DESCRIPTION OF THE TASK = The data are to be restated in full, exactly as presented.

Dataset entries

+#undef RT_OWN_COUNT_PAIRS
+#define RT_OWN_TRACKED 1
+#define RT_OWN_DECLARE() uint32_t own_any = 0u
+#define RT_OWN_TRACK(goes_on, code, dropped) do { own_any = (goes_on) ? (code) : 0u; } while (0)
+#define RT_OWN_COUNT_PAIRS(seg0, nwords, listv) do { if constexpr (OWN) { \
+        bool set_ = false; \
+        for (int w_ = 0; w_ < (nwords); ++w_) { \
+            const int tile_ = !SMALLGRID && list_all ? (seg0) + w_ : (__builtin_amdgcn_readlane((listv), w_) & 0x0FFFFFFF); \
+            if (alive && own_any != 0u && tile_ == (int)((own_any - 1u) >> 5) && ((bits_w[w_ * 64 + lane] >> ((own_any - 1u) & 31u)) & 1u)) set_ = true; } \
+        bool acc_ = false; \
+        if (set_) {                                  \
+            const double4 g_ = *reinterpret_cast<const double4 *>(P.geo_slot + 4 * (size_t)(own_any - 1u)); \
+            const D3 oc_ = o - mk(g_.x, g_.y, g_.z); \
+            const double hb_ = dot(oc_, d), c_ = length_squared(oc_) - g_.w, disc_ = hb_ * hb_ - a * c_; \
+            if (!(disc_ < 0.0)) { const double sq_ = __builtin_sqrt(disc_); double r_ = (-hb_ - sq_) / a; \
+                if (r_ < t_min) r_ = (-hb_ + sq_) / a; \
+                acc_ = !(r_ < t_min); } } \
+        const unsigned n1_ = (unsigned)__popcll(__ballot(set_ && own == own_any)), n6_ = (unsigned)__popcll(__ballot(set_ && !acc_)), \
+                       n4_ = (unsigned)__popcll(__ballot(set_ && own == own_any && acc_)); \
+        RT_COUNT_N(1, n1_); RT_COUNT_N(6, n6_); RT_COUNT_N(4, n4_); } } while (0)
 #elif defined(RT_COUNT_REDRAW)
 #undef RT_COUNT_REDRAW_LANES
 #define RT_COUNT_REDRAW_LANES(ok) do { const unsigned n1_ = (unsigned)__popcll(__ballot(true)), n6_ = (unsigned)__popcll(__ballot(!(ok))); \
diff --git a/rtiow_amd/csrc/rt_frames.hip b/rtiow_amd/csrc/rt_frames.hip
--- a/rtiow_amd/csrc/rt_frames.hip
+++ b/rtiow_amd/csrc/rt_frames.hip
@@ -89,6 +89,7 @@
     kp.use_ring = use_ring ? 1 : 0;
     kp.block_items = item_block;
     set_scene_params(ctx, kp);
+    kp.own_g = own_sphere_threshold(ctx, ctx->frames_cam_reach, p->t_min);
     kp.fix = (unsigned long long *)d_fix;
     kp.cams = reinterpret_cast<const rt::KCamera *>(d_cams);
     kp.frame_items = frame_items;
@@ -119,7 +120,8 @@
     const bool small_grid = ctx->grid_dim > 0 && ctx->n_global + ctx->grid_dim * ctx->grid_dim <= 64;
     ctx->last.scan_mode = 5;
     ctx->last.kernel_variant = 16 | (small_grid ? 1 : 0);
-    rc = small_grid ? launch_render<5, false, true, false, rt::kItemBlockFrames>(ctx, kp, stream, &grid)
+    rc = small_grid && kp.own_g < 3.0e38f ? launch_render_own(ctx, kp, stream, &grid, rt::kItemBlockFrames, false) :
+         small_grid ? launch_render<5, false, true, false, rt::kItemBlockFrames>(ctx, kp, stream, &grid)
                     : launch_render<5, false, false, false, rt::kItemBlockFrames>(ctx, kp, stream, &grid);
     if (rc) return rc;
     ctx->launched = true;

RESPONSE TO THIS TASK =
+#undef RT_OWN_COUNT_PAIRS
+#define RT_OWN_TRACKED 1
+#define RT_OWN_DECLARE() uint32_t own_any = 0u
+#define RT_OWN_TRACK(goes_on, code, dropped) do { own_any = (goes_on) ? (code) : 0u; } while (0)
+#define RT_OWN_COUNT_PAIRS(seg0, nwords, listv) do { if constexpr (OWN) { \
+        bool set_ = false; \
+        for (int w_ = 0; w_ < (nwords); ++w_) { \
+            const int tile_ = !SMALLGRID && list_all ? (seg0) + w_ : (__builtin_amdgcn_readlane((listv), w_) & 0x0FFFFFFF); \
+            if (alive && own_any != 0u && tile_ == (int)((own_any - 1u) >> 5) && ((bits_w[w_ * 64 + lane] >> ((own_any - 1u) & 31u)) & 1u)) set_ = true; } \
+        bool acc_ = false; \
+        if (set_) {                                  \
+            const double4 g_ = *reinterpret_cast<const double4 *>(P.geo_slot + 4 * (size_t)(own_any - 1u)); \
+            const D3 oc_ = o - mk(g_.x, g_.y, g_.z); \
+            const double hb_ = dot(oc_, d), c_ = length_squared(oc_) - g_.w, disc_ = hb_ * hb_ - a * c_; \
+            if (!(disc_ < 0.0)) { const double sq_ = __builtin_sqrt(disc_); double r_ = (-hb_ - sq_) / a; \
+                if (r_ < t_min) r_ = (-hb_ + sq_) / a; \
+                acc_ = !(r_ < t_min); } } \
+        const unsigned n1_ = (unsigned)__popcll(__ballot(set_ && own == own_any)), n6_ = (unsigned)__popcll(__ballot(set_ && !acc_)), \
+                       n4_ = (unsigned)__popcll(__ballot(set_ && own == own_any && acc_)); \
+        RT_COUNT_N(1, n1_); RT_COUNT_N(6, n6_); RT_COUNT_N(4, n4_); } } while (0)
 #elif defined(RT_COUNT_REDRAW)
 #undef RT_COUNT_REDRAW_LANES
 #define RT_COUNT_REDRAW_LANES(ok) do { const unsigned n1_ = (unsigned)__popcll(__ballot(true)), n6_ = (unsigned)__popcll(__ballot(!(ok))); \
diff --git a/rtiow_amd/csrc/rt_frames.hip b/rtiow_amd/csrc/rt_frames.hip
--- a/rtiow_amd/csrc/rt_frames.hip
+++ b/rtiow_amd/csrc/rt_frames.hip
@@ -89,6 +89,7 @@
     kp.use_ring = use_ring ? 1 : 0;
     kp.block_items = item_block;
     set_scene_params(ctx, kp);
+    kp.own_g = own_sphere_threshold(ctx, ctx->frames_cam_reach, p->t_min);
     kp.fix = (unsigned long long *)d_fix;
     kp.cams = reinterpret_cast<const rt::KCamera *>(d_cams);
     kp.frame_items = frame_items;
@@ -119,7 +120,8 @@
     const bool small_grid = ctx->grid_dim > 0 && ctx->n_global + ctx->grid_dim * ctx->grid_dim <= 64;
     ctx->last.scan_mode = 5;
     ctx->last.kernel_variant = 16 | (small_grid ? 1 : 0);
-    rc = small_grid ? launch_render<5, false, true, false, rt::kItemBlockFrames>(ctx, kp, stream, &grid)
+    rc = small_grid && kp.own_g < 3.0e38f ? launch_render_own(ctx, kp, stream, &grid, rt::kItemBlockFrames, false) :
+         small_grid ? launch_render<5, false, true, false, rt::kItemBlockFrames>(ctx, kp, stream, &grid)
                     : launch_render<5, false, false, false, rt::kItemBlockFrames>(ctx, kp, stream, &grid);
     if (rc) return rc;
     ctx->launched = true;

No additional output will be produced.